(Jason Doiy / The Recorder)
Editor’s note: Lothar Determann is the author of “California Privacy Law: Practical Guide and Commentary,” published by The Recorder and Law Journal Press. The book is a comprehensive guide for companies and their attorneys on risk prevention, response, litigation and proper navigation of federal and state privacy laws.
In 2002, California was the first worldwide to pass a law requiring businesses and agencies to notify data subjects of data security breaches. Since then, the state has regularly updated its data security breach notification law, including in 2015, as summarized in the last installment of this series. This article examines a few key requirements of California data security breach notification laws that have not changed as of Jan. 1, 2016:
Definition of a Breach
Under the California data breach notification law, “breach of the security of the system” means any “unauthorized acquisition of computerized data that compromises the security, confidentiality, or integrity of personal information maintained by the person or business.” Sometimes companies are confronted with a situation where they identify a security weakness, but do not know whether the weakness was actually exploited. If unauthorized access took place, they have to notify; if not, they do not. Companies are not required to notify in cases of mere suspicion or even in cases of reasonable belief that unauthorized access has occurred. If a breach has occurred, companies must notify every “resident of California whose unencrypted personal information was, or is reasonably believed to have been, acquired by an unauthorized person” (emphasis added). But the duty to notify individuals who are believed to have been affected applies only if unauthorized access actually took place, not if unauthorized access is merely believed to have taken place.

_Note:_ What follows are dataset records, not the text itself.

+    uint32_t offA[TL::NLD], offB[TL::NLD];
+    const char* kA = nullptr; const char* kB = nullptr;
+    auto setup = [&](const Unit& un) {
+        const int m0 = un.tile_m * BM, n0 = un.tile_n * BN;
+#pragma unroll
+        for (int i = 0; i < TL::NLD; ++i) {
+            const int pidx = tid + i * NT, row = pidx / TL::NCH, ch = ((pidx % TL::NCH) ^ (row / TL::RPB)) & (TL::NCH - 1);
+            offA[i] = (uint32_t)min(m0 + row, p.M - 1) * (uint32_t)(p.lda * esz) + ch * 16;
+            offB[i] = (uint32_t)min(n0 + row, p.N - 1) * (uint32_t)(p.ldb * esz) + ch * 16;
+        }
+        kA = reinterpret_cast<const char*>(p.A) + (size_t)un.b * p.sA * esz;
+        kB = reinterpret_cast<const char*>(p.B) + (size_t)un.b * p.sB * esz;
+    };
+    auto fetch = [&](int stage) {
+        char* la = smem + stage * STAGE;
+        char* lb = la + TL::TILE_BYTES;
+#pragma unroll
+        for (int i = 0; i < TL::NLD; ++i)
+            __builtin_amdgcn_global_load_lds((const __attribute__((address_space(1))) void*)(kA + offA[i]),
+                (__attribute__((address_space(3))) void*)(la + (i * NT + wave * 64) * 16), 16, 0, 0);
+#pragma unroll
+        for (int i = 0; i < TL::NLD; ++i)
+            __builtin_amdgcn_global_load_lds((const __attribute__((address_space(1))) void*)(kB + offB[i]),
+                (__attribute__((address_space(3))) void*)(lb + (i * NT + wave * 64) * 16), 16, 0, 0);
+        kA += TL::BK * esz; kB += TL::BK * esz;
+    };
+
+    const uint32_t lds0 = (uint32_t)(uintptr_t)((__attribute__((address_space(3))) char*)smem);
+    const int sw = ((lane & 31) >> 1) & 7;
+    uint32_t xs[4];
+#pragma unroll
+    for (int s_ = 0; s_ < 4; ++s_) xs[s_] = (uint32_t)((((2 * s_ + half) ^ sw) & 7) << 4);
+    const uint32_t fa_off = (wm * 64 + (lane & 31)) * TL::RB, fb_off = (wn * 64 + (lane & 31)) * TL::RB + TL::TILE_BYTES;
+#define PA_RD128(dst, addr, OFF) asm volatile("ds_read_b128 %0, %1 offset:%2" : "=v"(dst) : "v"(addr), "n"(OFF))
+    auto rd1 = [&](u32x4 (&f)[4], uint32_t st, auto S_, auto W_) {
+        constexpr int S = decltype(S_)::value, W = decltype(W_)::value, i = W & 1;
+        if constexpr (W < 2) { const uint32_t ad = st + fa_off + xs[S]; PA_RD128(f[W], ad, i * 32 * TL::RB); }
+        else { const uint32_t ad = st + fb_off + xs[S]; PA_RD128(f[W], ad, i * 32 * TL::RB); }
+    };
+    using W0 = std::integral_constant<int, 0>; using W1 = std::integral_constant<int, 1>;
+    using W2 = std::integral_constant<int, 2>; using W3 = std::integral_constant<int, 3>;
+    auto wait_frag = [&](u32x4 (&f)[4]) {
+        __builtin_amdgcn_sched_barrier(0);
+        asm volatile("s_waitcnt lgkmcnt(0)" : "+v"(f[0]), "+v"(f[1]), "+v"(f[2]), "+v"(f[3]));
+    };
+    auto step = [&](u32x4 (&fc)[4], u32x4 (&fn)[4], uint32_t stn, auto SN_) {
+        wait_frag(fc);
+        mma16B<T>(acc[0][0], fc[2], fc[0]); rd1(fn, stn, SN_, W0{});
+        mma16B<T>(acc[0][1], fc[2], fc[1]); rd1(fn, stn, SN_, W1{});
+        mma16B<T>(acc[1][0], fc[3], fc[0]); rd1(fn, stn, SN_, W2{});
+        mma16B<T>(acc[1][1], fc[3], fc[1]); rd1(fn, stn, SN_, W3{});
+    };
+
+    f32x4 ubias = {0.f, 0.f, 0.f, 0.f};
+    auto load_bias = [&](const Unit& un) {
+        ubias = f32x4{0.f, 0.f, 0.f, 0.f};
+        if (p.bias) {
+            const int n = un.tile_n * BN + wn * 64 + (lane & 15) * 4;
+            const float* bp = p.bias + (size_t)un.b * p.sBias;
+            if (p.vec_ok && n + 3 < p.N) ubias = *reinterpret_cast<const f32x4*>(bp + n);
+            else { for (int e = 0; e < 4; ++e) if (n + e < p.N) ubias[e] = bp[n + e]; }
+        }
+    };
+    u32x2 pre[16];
+    int pre_kind = 0;
+    auto prefetch_epi = [&](const Unit& un) {
+        pre_kind = 0;
+        if (p.out_dtype == PA_F32 || (p.R == nullptr && p.aux == nullptr)) return;
+        if (!(p.vec_ok && un.tile_n * BN + wn * 64 + 64 <= p.N)) return;
+        const bool use_r = p.R != nullptr;
+        pre_kind = use_r ? 1 : 2;
+        const char* base = use_r ? reinterpret_cast<const char*>(p.R) + (size_t)un.b * p.sR * 2
+                                 : reinterpret_cast<const char*>(p.aux) + (size_t)un.b * p.sAux * 2;
+        const uint32_t ld2 = (uint32_t)(use_r ? p.ldr : p.ldaux) * 2u;
+        const int mw = un.tile_m * BM + wm * 64, n = un.tile_n * BN + wn * 64 + (lane & 15) * 4, rsub = lane >> 4;
+#pragma unroll
+        for (int j = 0; j < 16; ++j)
+            pre[j] = *reinterpret_cast<const u32x2*>(base + ((uint32_t)min(mw + j * 4 + rsub, p.M - 1) * ld2 + (uint32_t)n * 2u));
+    };
+    auto widen = [](const u32x2& u) { f32x4 r; r[0] = bf16_lo(u[0]); r[1] = bf16_hi(u[0]); r[2] = bf16_lo(u[1]); r[3] = bf16_hi(u[1]); return r; };
+
+    auto epilogue = [&](const Unit& un) {
+        char* stage = smem + NSTG * STAGE + wave * EPI;
+        const size_t cbase = (size_t)un.b * p.sC;
+        const int mw = un.tile_m * BM + wm * 64, nw = un.tile_n * BN + wn * 64;
+        const int chunk = lane & 15, rsub = lane >> 4;
+        const int n = nw + chunk * 4;
+        const bool out_f32 = p.out_dtype == PA_F32;
+        const bool has_bias = p.bias != nullptr, has_aux = p.aux != nullptr, has_res = p.R != nullptr, has_drop = p.drop_thr != 0;
+        const bool fast = p.vec_ok && (nw + 64 <= p.N);
+        const f32x4 bias = has_bias ? ubias : f32x4{0.f, 0.f, 0.f, 0.f};
+        constexpr int NIT = 4;
+        static_for<0, 4>([&](auto P_) {
+            constexpr int P = decltype(P_)::value, tm = P >> 1, h = P & 1;
+            {
+                const int lrow = (lane & 31) - 16 * h;
+                if (lrow >= 0 && lrow < 16) {
+#pragma unroll
+                    for (int tn = 0; tn < 2; ++tn)
+#pragma unroll
+                        for (int g4 = 0; g4 < 4; ++g4) {
+                            f32x4 v;
+#pragma unroll
+                            for (int e = 0; e < 4; ++e) v[e] = acc[tn][tm][4 * g4 + e];
+                            const int ch = tn * 8 + 2 * g4 + half;
+                            *reinterpret_cast<f32x4*>(stage + lrow * 256 + ((ch ^ lrow) << 4)) = v;
+                        }
+                }
+            }
+            f32x4 x[NIT];
+            const int mp = mw + 16 * P + rsub;
+#pragma unroll
+            for (int it = 0; it < NIT; ++it) {
+                const int lr = it * 4 + rsub;
+                x[it] = *reinterpret_cast<const f32x4*>(stage + lr * 256 + ((chunk ^ lr) << 4));
+            }
+            if (fast) {
+                f32x4 res[NIT], gate[NIT];
+                if (has_res) {
+                    if (pre_kind == 1) {
+#pragma unroll
+                        for (int it = 0; it < NIT; ++it) res[it] = widen(pre[4 * P + it]);
+                    } else if (out_f32) {
+#pragma unroll
+                        for (int it = 0; it < NIT; ++it)
+                            res[it] = ld4<float>(reinterpret_cast<const float*>(p.R) + (size_t)un.b * p.sR + (size_t)min(mp + it * 4, p.M - 1) * p.ldr + n);
+                    } else {
+#pragma unroll
+                        for (int it = 0; it < NIT; ++it)
+                            res[it] = ld4<bf16>(reinterpret_cast<const bf16*>(p.R) + (size_t)un.b * p.sR + (size_t)min(mp + it * 4, p.M - 1) * p.ldr + n);
+                    }
+                }
+                if (has_aux) {
+                    if (pre_kind == 2) {
+#pragma unroll
+                        for (int it = 0; it < NIT; ++it) gate[it] = widen(pre[4 * P + it]);
+                    } else {
+#pragma unroll
+                        for (int it = 0; it < NIT; ++it)
+                            gate[it] = ld4<T>(reinterpret_cast<const T*>(p.aux) + (size_t)un.b * p.sAux + (size_t)min(mp + it * 4, p.M - 1) * p.ldaux + n);
+                    }
+                }
+#pragma unroll
+                for (int it = 0; it < NIT; ++it)
+#pragma unroll
+                    for (int e = 0; e < 4; ++e) x[it][e] = x[it][e] * p.alpha + bias[e];
+                if (p.relu) {
+#pragma unroll
+                    for (int it = 0; it < NIT; ++it)
+#pragma unroll
+                        for (int e = 0; e < 4; ++e) x[it][e] = fmaxf(x[it][e], 0.f);
+                }
+                if (has_aux) {
+#pragma unroll
+                    for (int it = 0; it < NIT; ++it)
+#pragma unroll
+                        for (int e = 0; e < 4; ++e) x[it][e] = gate[it][e] > 0.f ? x[it][e] * p.aux_scale : 0.f;
+                }
+                if (has_drop) {
+#pragma unroll
+                    for (int it = 0; it < NIT; ++it)
+#pragma unroll
+                        for (int e = 0; e < 4; ++e)
+                            x[it][e] = drop_keep_rc(p.drop_seed, (uint32_t)(un.b * p.M + mp + it * 4), (uint32_t)(n + e), p.drop_thr) ? x[it][e] * p.drop_scale : 0.f;
+                }
+                if (has_res) {
+#pragma unroll
+                    for (int it = 0; it < NIT; ++it)
+#pragma unroll
+                        for (int e = 0; e < 4; ++e) x[it][e] += res[it][e];
+                }
+                const bool interior = mw + 16 * P + 16 <= p.M;
+                const size_t co0 = cbase + (size_t)mp * p.ldc + n, rstep = (size_t)4 * p.ldc;
+                if (out_f32) {
+                    float* cp = reinterpret_cast<float*>(p.C) + co0;
+                    if (interior) {
+#pragma unroll
+                        for (int it = 0; it < NIT; ++it) *reinterpret_cast<f32x4*>(cp + it * rstep) = x[it];
+                    } else {
+#pragma unroll
+                        for (int it = 0; it < NIT; ++it) if (mp + it * 4 < p.M) *reinterpret_cast<f32x4*>(cp + it * rstep) = x[it];
+                    }
+                } else {
+                    bf16* cp = reinterpret_cast<bf16*>(p.C) + co0;
+                    if (interior) {
+#pragma unroll
+                        for (int it = 0; it < NIT; ++it) st4<bf16>(cp + it * rstep, x[it]);
+                    } else {
+#pragma unroll
+                        for (int it = 0; it < NIT; ++it) if (mp + it * 4 < p.M) st4<bf16>(cp + it * rstep, x[it]);
+                    }
+                }
+            } else {
+#pragma unroll 1
+                for (int it = 0; it < NIT; ++it) {
+                    const int m = mp + it * 4;
+                    if (m >= p.M) continue;
+                    for (int e = 0; e < 4; ++e) {
+                        if (n + e >= p.N) continue;
+                        float y = x[it][e] * p.alpha + bias[e];
+                        if (p.relu) y = fmaxf(y, 0.f);
+                        if (has_aux) {
+                            const float g = ld1(reinterpret_cast<const T*>(p.aux) + (size_t)un.b * p.sAux + (size_t)m * p.ldaux + n + e);
+                            y = g > 0.f ? y * p.aux_scale : 0.f;
+                        }
+                        if (has_drop) y = drop_keep_rc(p.drop_seed, (uint32_t)(un.b * p.M + m), (uint32_t)(n + e), p.drop_thr) ? y * p.drop_scale : 0.f;
+                        if (has_res) {
+                            const size_t ro = (size_t)un.b * p.sR + (size_t)m * p.ldr + n + e;
+                            y += out_f32 ? reinterpret_cast<const float*>(p.R)[ro] : (float)reinterpret_cast<const bf16*>(p.R)[ro];
+                        }
+                        const size_t co = cbase + (size_t)m * p.ldc + n + e;
+                        if (out_f32) reinterpret_cast<float*>(p.C)[co] = y;
+                        else reinterpret_cast<bf16*>(p.C)[co] = (bf16)y;
+                    }
+                }
+            }
+        });
+        asm volatile("" :: "v"(bias[0]), "v"(bias[1]), "v"(bias[2]), "v"(bias[3]));
+#pragma unroll
+        for (int j = 0; j < 16; ++j) asm volatile("" :: "v"(pre[j]));
+#pragma unroll
+        for (int i = 0; i < 2; ++i)
+#pragma unroll
+            for (int j = 0; j < 2; ++j)
+#pragma unroll
+                for (int r = 0; r < 16; ++r) acc[i][j][r] = 0.f;
+    };
+
+    Unit cun, dun;
+    int cc_u = seek(blockIdx.x, cun), cc_t = 0;
+    if (cc_u >= p.units) return;
+    int cd_u = cc_u, cd_t = 0;
+    dun = cun;
+    setup(dun);
+    load_bias(cun);
+    int sd = 0, pending = 0;
+    auto issue = [&]() {
+        fetch(sd);
+        sd ^= 1;
+        ++pending;
+        if (++cd_t >= nt) { cd_u = seek(cd_u + ustride, dun); cd_t = 0; if (cd_u < p.units) setup(dun); }
+    };
+    issue();
+    if (cd_u < p.units) {
+        issue();
+        __builtin_amdgcn_s_waitcnt(0x0F78);
+    } else {
+        __builtin_amdgcn_s_waitcnt(0x0F70);
+    }
+    __builtin_amdgcn_s_barrier();
+    using S0 = std::integral_constant<int, 0>; using S1 = std::integral_constant<int, 1>;
+    using S2 = std::integral_constant<int, 2>; using S3 = std::integral_constant<int, 3>;
+    u32x4 F0[4], F1[4];
+    rd1(F0, lds0, S0{}, W0{}); rd1(F0, lds0, S0{}, W1{}); rd1(F0, lds0, S0{}, W2{}); rd1(F0, lds0, S0{}, W3{});
+    int sc = 0;
+#pragma unroll 1
+    while (true) {
+        const uint32_t st = lds0 + sc * STAGE, stn = lds0 + (sc ^ 1) * STAGE;
+        const bool last_k = cc_t + 1 >= nt;
+        if (last_k) prefetch_epi(cun);
+        step(F0, F1, st, S1{});
+        step(F1, F0, st, S2{});
+        step(F0, F1, st, S3{});
+        const bool has_next = pending >= 2;
+        if (has_next) {
+            __builtin_amdgcn_s_waitcnt(0x0F70);
+            __builtin_amdgcn_s_barrier();
+        }
+        step(F1, F0, stn, S0{});
+        if (cd_u < p.units) {
+            __builtin_amdgcn_s_barrier();
+            issue();
+        }
+        sc ^= 1;
+        --pending;
+        if (last_k) {
+            epilogue(cun);
+            if (has_next) { cc_u = seek(cc_u + ustride, cun); cc_t = 0; load_bias(cun); }
+        } else ++cc_t;
+        if (!has_next) break;
+    }
+    asm volatile("s_waitcnt lgkmcnt(0)" : "+v"(F0[0]), "+v"(F0[1]), "+v"(F0[2]), "+v"(F0[3]));
 #undef PA_RD128
 }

In uncertain situations where it is not clear whether unauthorized access took place, companies must make a judgment call. If, out of an abundance of caution, they notify in situations where a breach did not actually occur, they may unnecessarily incur costs and reputational damage, cause data subjects to incur unnecessary anxiety and costs, and cause credit card companies, credit bureaus and others to incur costs associated with requests for credit reporting freezes or issuance of new cards and other protection measures. On the other hand, if companies decide not to issue notifications in uncertain situations, they may incur even greater costs and reputational damage if it later turns out that a breach actually did occur and data subjects or others bring claims against the company challenging the original decision and demanding compensation for damages that could have been prevented by risk mitigation measures had the company issued breach notifications earlier.
Good Faith Access by Unauthorized Employees
Good faith acquisition of personal information by an employee or agent of the person or business for the purposes of the person or business is not a breach of the security of the system, provided that the personal information is not used or subject to further unauthorized disclosure. Also, companies have some leeway in determining which employees are authorized to access certain data and can clarify the situation by issuing written instructions after the fact, for example, by confirming to an employee that she was authorized to access the data in the past but shall no longer be authorized to access the data going forward.
Account Credentials Compromise
If a breach involves only user names and email addresses, in combination with passwords or security questions and answers that would permit access to online accounts, companies and government agencies should take all steps necessary to ensure that passwords are reset. In such an event, companies and agencies may not have to notify the affected data subjects about all details of the breach if no other data categories are affected and if they direct the data subjects to change passwords and security questions/answers and take other steps appropriate to protect the affected online account and other online accounts for which the same credentials are used; if they notify the affected data subjects by email, they must not send the notice to the compromised email account.
Companies and government agencies must issue data security breach notifications “immediately following discovery,” but may delay notification if “a law enforcement agency determines that the notification will impede a criminal investigation,” so long as the notification is “made promptly after the law enforcement agency determines that it will not compromise the investigation.” For risk mitigation purposes, companies should try to obtain written guidance from law enforcement agencies about delaying notification, which law enforcement agencies tend to be reluctant to provide in practice, unfortunately. If a company unreasonably delays notice, it can be held liable under the California breach notification statute based on a general negligence theory. But, unlike other states’ statutes, the California data breach notification statute does not specify a concrete deadline or safe harbor that companies can rely on for their decision about when to notify.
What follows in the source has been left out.